Situational Use Cases for Thermobaric Rounds
While thermobaric artillery rounds are not common, there are some scenarios where their use could be more effective than standard HE rounds:
- Urban Combat and Clearing Enclosed Structures: In urban warfare, where troops may encounter enemy forces in buildings, bunkers, or underground tunnels, the overpressure and vacuum effect of thermobaric rounds could provide a significant advantage.
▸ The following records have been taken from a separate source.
static polee_status ensure_schedule(polee_loglik *ll, int G)
{
    if (ll->sched_grid == G && ll->d_sched.p) return POLEE_OK;
    const PsellHost &h = ll->host;
    std::vector<uint32_t> order;
    order.reserve((size_t)h.num_tiles_s);
    for (int64_t t = 0; t < h.num_tiles_s; ++t) order.push_back((uint32_t)t);
    std::stable_sort(order.begin(), order.end(), [&](uint32_t a, uint32_t b) { return ll->tile_cost[a] > ll->tile_cost[b]; });
    std::vector<std::vector<uint32_t>> lists((size_t)G);
    {
        typedef std::pair<double, int> Load;
        std::priority_queue<Load, std::vector<Load>, std::greater<Load>> heap;
        for (int b = 0; b < G; ++b) heap.push(Load(0.0, b));
        for (uint32_t t : order) {
            Load l = heap.top();
            heap.pop();
            lists[(size_t)l.second].push_back(t);
            l.first += (double)ll->tile_cost[t];
            heap.push(l);
        }
    }
    size_t rounds = 0;
    for (auto &l : lists) rounds = std::max(rounds, l.size());
    std::vector<PosDesc> sched((rounds + 3) * (size_t)G);
    for (auto &d : sched) {
        d = PosDesc();
        d.tile = POS_NONE;
    }
    for (int b = 0; b < G; ++b) {
        std::vector<uint32_t> big, small;
        for (uint32_t t : lists[b]) (h.stream_of_tile(t) != PSELL_A2 && h.stream_of_tile(t) != PSELL_A2M ? big : small).push_back(t);
        const size_t n = big.size() + small.size();
        size_t ib = 0, is = 0;
        for (size_t j = 0; j < n; ++j) {
            const size_t want = ((j + 1 + (size_t)(b % 3)) * small.size()) / (n + 2);
            const bool take_small = (is < small.size()) && (ib >= big.size() || is < want);
            const uint32_t t = take_small ? small[is++] : big[ib++];
// ... 48 lines not shown
        std::copy(plist.begin(), plist.end(), dynl.begin());
        ll->dyn_pad = dynl.size() - plist.size();
        POLEE_TRY(ll->d_sched_dyn.upload(ll->ctx, dynl));
        std::vector<unsigned int> zero(2, 0u);
        POLEE_TRY(ll->d_dyn_ctr.upload(ll->ctx, zero));
    }
    return POLEE_OK;
}

template <int K, bool LP, bool KS, bool DET>
static polee_status launch_stream(polee_loglik *ll, PsellArgs &A, int dbg)
{
    polee_ctx *ctx = ll->ctx;
    const PsellHost &h = ll->host;
    hipStream_t st = ctx->stream;
    static_assert((PSELL_NARROW_MAX + 2) * 256 + 1024 <= STREAM_RB1, "A1 slices (+ ks row) must fit their ring");
    static_assert(((PSELL_MIXED_NARROW_MAX * 384 + 255) & ~255) + 256 + 1024 <= STREAM_RB1, "BN slices (+ ks row) must fit their ring");
    static_assert((PSELL_WIDE_MAX + 3) * 256 + 1024 <= STREAM_RB2, "A2M slices (+ ks row) must fit their ring");
    const size_t lds = stream_lds_bytes<K, DET>();
    int &occ = ll->occ_cache[K][LP ? 1 : 0][KS ? 1 : 0][DET ? 1 : 0];
    if (occ == 0) {
        int nb = 0;
        POLEE_HIP_TRY(ctx, hipOccupancyMaxActiveBlocksPerMultiprocessor(&nb, loglik_stream_kernel<K, LP, KS, DET>, 256, lds));
        occ = std::max(1, std::min(nb, 4));
        if (getenv("POLEE_DEBUG_PRINT"))
            fprintf(stderr, "[loglik] stream kernel K=%d%s: %d workgroups per CU by the occupancy query, LDS %zu B, grid %d x %d\n",
                    K, DET ? " (deterministic)" : "", nb, lds, occ, ctx->num_cus);
    }
    static const int wg_env = getenv("POLEE_STREAM_WGS_PER_CU") ? atoi(getenv("POLEE_STREAM_WGS_PER_CU")) : 0;
    const int per_cu = wg_env > 0 ? std::min(wg_env, occ) : occ;
    const int G = (int)std::min<int64_t>((int64_t)per_cu * ctx->num_cus, std::max<int64_t>(h.num_tiles_s, 1));
    POLEE_TRY(ensure_schedule(ll, G));
    A.sched = ll->d_sched.p;
    static const bool static_sched = getenv("POLEE_STATIC_SCHED") != nullptr;
    static const bool det_static = getenv("POLEE_DET_STATIC") != nullptr;
    if (!(DET && (LP || det_static)) && !static_sched && (size_t)3 * (size_t)G + 8 <= ll->dyn_pad) {
        A.sched_dyn = ll->d_sched_dyn.p;
        A.dyn_ctr = ll->d_dyn_ctr.p;
        A.dyn_base = ll->dyn_base;
        A.dyn_last = (unsigned int)(ll->dyn_positions + ll->dyn_pad - 1);
        ll->dyn_base += (uint32_t)ll->dyn_positions;
    }
    if (!ll->xwin_ready) {
        const bool side = ll->side_part != nullptr && !ll->side_done;
        hipLaunchKernelGGL((xwin_gather_kernel<K>), dim3((unsigned)ceil_div(ll->dict_len, 256) + (side ? 1u : 0u)), dim3(256), 0, st, A.dict,
                           A.x, ll->dict_len, ll->d_xwin.p, side ? ll->side_part : nullptr, ll->side_nparts, ll->side_out);
        if (side) ll->side_done = true;
    }
    if (ll->cur_e0) (void)hipEventRecord(ll->cur_e0, st);
    hipLaunchKernelGGL((loglik_stream_kernel<K, LP, KS, DET>), dim3((unsigned)G), dim3(256), lds, st, A, dbg);
    if (ll->cur_e1) (void)hipEventRecord(ll->cur_e1, st);
    A.lp_slot0 = G;
    return POLEE_OK;
}

template <int K, bool LP, bool KS>
static polee_status launch_variant(polee_loglik *ll, const float *d_x, float *d_g, double *d_lp)
{
    polee_ctx *ctx = ll->ctx;
    const PsellHost &h = ll->host;
    const int lcap_all = std::max(h.max_tile_cols, 1);
    hipStream_t st = ctx->stream;
    static const bool no_ring_env = getenv("POLEE_NO_RING") != nullptr;
    const bool no_ring = no_ring_env || ll->force_mixed;
    static const int dbg = getenv("POLEE_DBG_ABLATE") ? atoi(getenv("POLEE_DBG_ABLATE")) : 0;
    const LoglikRemap *rm = ll->cur_remap;
// ... 367 lines not shown
    val.resize(nnz);
    lap("allocate rows");
    parallel_chunks(B, 1, [&](size_t blo, size_t bhi, unsigned) {
        std::vector<uint32_t> local;
        for (size_t b = blo; b < bhi; ++b) {
            const uint64_t r0 = (uint64_t)b << sh, r1 = std::min<uint64_t>((uint64_t)m, r0 + ((uint64_t)1 << sh));
            local.assign((size_t)(r1 - r0) + 1, 0);
            for (uint64_t p = bstart[b]; p < bstart[b + 1]; ++p) ++local[stage[p].row - r0 + 1];
            for (size_t i = 1; i < local.size(); ++i) local[i] += local[i - 1];
            for (uint64_t i = 0; i < r1 - r0; ++i) rowptr[r0 + i + 1] = bstart[b] + local[i + 1];
            for (uint64_t p = bstart[b]; p < bstart[b + 1]; ++p) {
                const Rec &e = stage[p];
                const uint64_t q = bstart[b] + local[e.row - r0]++;
                col[q] = e.col;
                val[q] = e.val;
            }
        }
    });
    rowptr[0] = 0;
    lap("place within buckets");
    return "";
}
}

extern "C" {

polee_status polee_loglik_set_deterministic(polee_loglik *ll, int on)
{
    if (!ll) return fail(nullptr, POLEE_ERR_BAD_ARG, "null handle");
    ll->deterministic = on != 0;
    return POLEE_OK;
}

polee_status polee_debug_loglik_force_mixed(polee_loglik *ll, int on)
{
    if (!ll) return fail(nullptr, POLEE_ERR_BAD_ARG, "null handle");
    ll->force_mixed = on != 0;
    return POLEE_OK;
}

- Enemy Trenches or Caves: Forcing air-fuel mixtures into trenches or caves could allow a thermobaric round to create a more lethal overpressure effect than an HE round in these specific settings.
In such cases, the more common solution is to use thermobaric rockets or shoulder-fired systems like the Russian TOS-1 or the American SMAW-NE for clearing structures, as these systems are better suited for deploying thermobaric effects.
Conclusion: Why HE Rounds Remain Dominant
Ultimately, while thermobaric artillery rounds could theoretically offer certain advantages in specific situations, the drawbacks outweigh these benefits in most conventional artillery engagements:
- Conventional HE rounds provide broader damage through fragmentation and blast.
- They are versatile and can be adapted to different mission profiles through fusing options.
- The logistics and standardization of HE shells make them more practical for sustained operations.
In modern conflicts like the war in Ukraine, where artillery is used extensively against a range of targets, from infantry positions to vehicles and reinforced structures, the all-around capabilities of HE shells make them the preferred choice for most militaries. Thermobarics, despite their niche effectiveness, remain specialized tools rather than a mainstay of artillery tactics.